On 7/21/21 3:18 AM, Vivek Goyal wrote:> On Tue, Jul 20, 2021 at 01:25:11PM +0800, JeffleXu wrote:
>>
>>
>> On 7/20/21 5:30 AM, Vivek Goyal wrote:
>>> On Fri, Jul 16, 2021 at 06:47:49PM +0800, Jeffle Xu wrote:
>>>> This patchset adds support of per-file DAX for virtiofs, which
is
>>>> inspired by Ira Weiny's work on ext4[1] and xfs[2].
>>>>
>>>> There are three related scenarios:
>>>> 1. Alloc inode: get per-file DAX flag from fuse_attr.flags.
(patch 3)
>>>> 2. Per-file DAX flag changes when the file has been opened.
(patch 3)
>>>> In this case, the dentry and inode are all marked as
DONT_CACHE, and
>>>> the DAX state won't be updated until the file is closed and
reopened
>>>> later.
>>>> 3. Users can change the per-file DAX flag inside the guest by
chattr(1).
>>>> (patch 4)
>>>> 4. Create new files under directories with DAX enabled. When
creating
>>>> new files in ext4/xfs on host, the new created files will
inherit the
>>>> per-file DAX flag from the directory, and thus the new created
files in
>>>> virtiofs will also inherit the per-file DAX flag if the fuse
server
>>>> derives fuse_attr.flags from the underlying ext4/xfs
inode's per-file
>>>> DAX flag.
>>>
>>> Thinking little bit more about this from requirement perspective. I
think
>>> we are trying to address two use cases here.
>>>
>>> A. Client does not know which files DAX should be used on. Only
server
>>> knows it and server passes this information to client. I suspect
>>> that's your primary use case.
>>
>> Yes, this is the starting point of this patch set.
>>
>>>
>>> B. Client is driving which files are supposed to be using DAX. This
is
>>> exactly same as the model ext4/xfs are using by storing a
persistent
>>> flag on inode.
>>>
>>> Current patches seem to be a hybrid of both approach A and B.
>>>
>>> If we were to implement B, then fuse client probably needs to have
the
>>> capability to query FS_XFLAG_DAX on inode and decide whether to
>>> enable DAX or not. (Without extra round trip). Or know it
indirectly
>>> by extending GETATTR and requesting this explicitly.
>>
>> If guest queries if the file is DAX capable or not by an extra GETATTR,
>> I'm afraid this will add extra round trip.
>>
>> Or if we add the DAX flag (ATTR_DAX) by extending LOOKUP, as done by
>> this patch set, then the FUSE server needs to set ATTR_DAX according to
>> the FS_XFLAG_DAX of the backend files, *to make the FS_XFLAG_DAX flag
>> previously set by FUSE client work*. Then it becomes a *mandatory*
>> requirement when implementing FUSE server. i.e., it becomes part of the
>> FUSE protocol rather than implementation specific.

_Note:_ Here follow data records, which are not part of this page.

int vtp_transpose_bf16(const void* in, int ld_in, void* out, int ld_out, float* colsum, int colsum_swiglu_h, int in_grp,
                       int in_pre, int R, int C, void* stream);
int vtp_colsum_bf16(const void* in, int ld, float* out, int colsum_swiglu_h, int in_grp, int in_pre, int R, int C, void* stream);
int vtp_colsum_bf16_rows(const void* in, int ld, float* out, const int* n_rows_dev, int R_max, int C, void* stream);
int vtp_mask_rows_bwd(const float* dx, void* dx_bf16, const unsigned char* masks, float* d_mask_token, int B, int N, int D,
                      void* stream);
int vtp_token_rows_bwd(const float* dx, void* dx_bf16, const unsigned char* masks, float* d_mask_token, float* d_cls_token, int B, int N,
                       int D, void* stream);
int vtp_strided_rowsum(const float* in, long stride, float* out, int B, int D, void* stream);

int vtp_cast_f32_bf16(const float* in, void* out, long n, void* stream);
int vtp_cast_transpose_f32_bf16(const float* in, void* out, int R, int C, void* stream);
int vtp_prep_weights(const void* descs, int n, int total_tiles, void* stream);
int vtp_prep_weights_range(const void* descs, int n, int tile_base, int n_tiles, void* stream);

int vtp_swiglu_bwd(const void* dh, const void* x12, void* dx12, float* db12, int M, int H, void* stream);
int vtp_gemm_dgrad_swiglu(const void* A, int lda, const void* WT, int ldb, const void* x12, int ldx, void* dx12, int ldc, int M, int H,
                          int K, void* stream);
int vtp_gelu_bwd(const void* dy, const void* pre, void* dx, long n, void* stream);
int vtp_quick_gelu_bwd(const void* dy, const void* pre, void* dx, long n, void* stream);

int vtp_pixel_shuffle16(const void* t, float* img, int B, int h, int w, void* stream);
int vtp_pixel_unshuffle16(const float* d_img, void* dt, int B, int h, int w, void* stream);
int vtp_l1_loss_fwd_bwd(const void* t, const float* target, void* dt, float* loss_sum, int B, int h, int w,
                        float gscale, void* stream);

FUSE server can
still
>> implement some other algorithm deciding whether to set ATTR_DAX or not,
>> though it must set ATTR_DAX once the backend file is flagged with
>> FS_XFLAG_DAX.
>>
>> Besides, as you said, FUSE server needs to add one extra
>> GETFLAGS/FSGETXATTR ioctl per LOOKUP in this case. To eliminate this
>> cost, we could negotiate the per-file DAX capability during FUSE_INIT.

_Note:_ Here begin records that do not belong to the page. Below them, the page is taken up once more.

# lppllppl920/EndoscopyDepthEstimation-Pytorch

Hardware: AMD Instinct MI355X
Metric: train frame-pairs/sec at 256x320 bs=8 (higher is better)
Workload: dtype f32

## Files before the change

### endoscopydepthestimation-pytorch_amd/csrc/dgrad_newmap_kernels.h

```cpp
#pragma once

#include "dgrad_block_kernels.h"

namespace endo {

template <int NL>
struct NewMapGeom {
    using G = DgradBlockGeom<1, 2, 3, 1, 4>;
    static constexpr int kStage = 12 * G::kCS;
    static constexpr int kW = 9 * 12 * 16;
    static constexpr int kWPre = (kW + kConvThreads - 1) / kConvThreads;
    static constexpr int kConsts = NL * 16 * 4;
    static constexpr size_t kBytes = sizeof(float) * (2 * kStage + NL * kW + kConsts);
    static constexpr int kBlocksPerCu = NL == 1 ? 4 : 3;
    static_assert(kBytes * kBlocksPerCu <= 160 * 1024, "LDS of the resident blocks");
    static_assert(sizeof(double) * 4 * NL * 16 * 2 <= sizeof(float) * kStage, "the final reduction aliases stage 0");
};

template <int NL>
__global__ void __launch_bounds__(kConvThreads, NewMapGeom<NL>::kBlocksPerCu) dgrad_newmap_kernel(const DgradBlockParams p, int tiles_y, int blocks_per_group, int tiles_per_block) {
    using NG = NewMapGeom<NL>;
    using G = typename NG::G;
    constexpr int R = 3;
    extern __shared__ __attribute__((aligned(16))) float smem[];
    float* s_g = smem;
    float* s_w = smem + 2 * NG::kStage;
    float* s_c = s_w + NL * NG::kW;

    const int tid = threadIdx.x;
    const int lane = tid & 63;
    const int wave = __builtin_amdgcn_readfirstlane(tid >> 6);
    const int li = lane & 15;
    const int lk = lane >> 4;
    const int wx = (wave & 1) * 16;
    const int wy = (wave >> 1) * R;

    const int gn = p.group_n > 0 ? p.group_n : p.n;
    const int tps = p.tiles_x * tiles_y;
    const int Q = static_cast<int>(gridDim.x >> 3);
    const bool interleave = (gridDim.x & 7) == 0 && Q > 0 && blocks_per_group % Q == 0;
    int grp, first, t_step, t_last;
    if (interleave) {
        const int lb0 = static_cast<int>(blockIdx.x & 7) * Q;
        grp = lb0 / blocks_per_group;
        const int b0 = lb0 - grp * blocks_per_group;
        first = b0 * tiles_per_block + static_cast<int>(blockIdx.x >> 3);
        t_last = min((b0 + Q) * tiles_per_block, tps * gn);
        t_step = Q;
    } else {
        const int lb = blockIdx.x;
        grp = lb / blocks_per_group;
        first = (lb - grp * blocks_per_group) * tiles_per_block;
        t_last = min(first + tiles_per_block, tps * gn);
        t_step = 1;
    }
    const int ntiles = first < t_last ? (t_last - first + t_step - 1) / t_step : 0;
    if (ntiles <= 0) return;
    const int64_t grp_off = p.group_n > 0 ? grp * p.gs : 0;

    struct Tile { int n, tx, ty, idx; };
    auto place = [&](Tile& t) {
        t.n = t.idx / tps;
        const int rem = t.idx - t.n * tps;
        t.ty = rem / p.tiles_x;
        t.tx = rem - t.ty * p.tiles_x;
    };
    auto advance = [&](Tile& t) { t.idx += t_step; place(t); };
    Tile cur;
    cur.idx = first;
    place(cur);
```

>> Only when the per-file DAX capability is negotiated, will the FUSE
>> server do extra GETFLAGS/FSGETXATTR ioctl and set ATTR_DAX flag when
>> doing LOOKUP.
>>
>>
>> Personally, I prefer the second way, i.e., by extending LOOKUP (adding
>> ATTR_DAX), to eliminate the extra round trip.
>
> Negotiating a fuse feature say FUSE_FS_XFLAG_DAX makes sense. If
> client is mounted with "-o dax=inode", then client will
negotitate
> this feature and if server does not support it, mount can fail.
>
> But this probably will be binding on server that it needs to return
> the state of FS_XFLAG_DAX attr on inode upon lookup/getattr. I don't
> this will allow server to implement its own separate policy which
> does not follow FS_XFLAG_DAX xattr.
That means the backend fs must be ext4/xfs supporting per-file DAX feature.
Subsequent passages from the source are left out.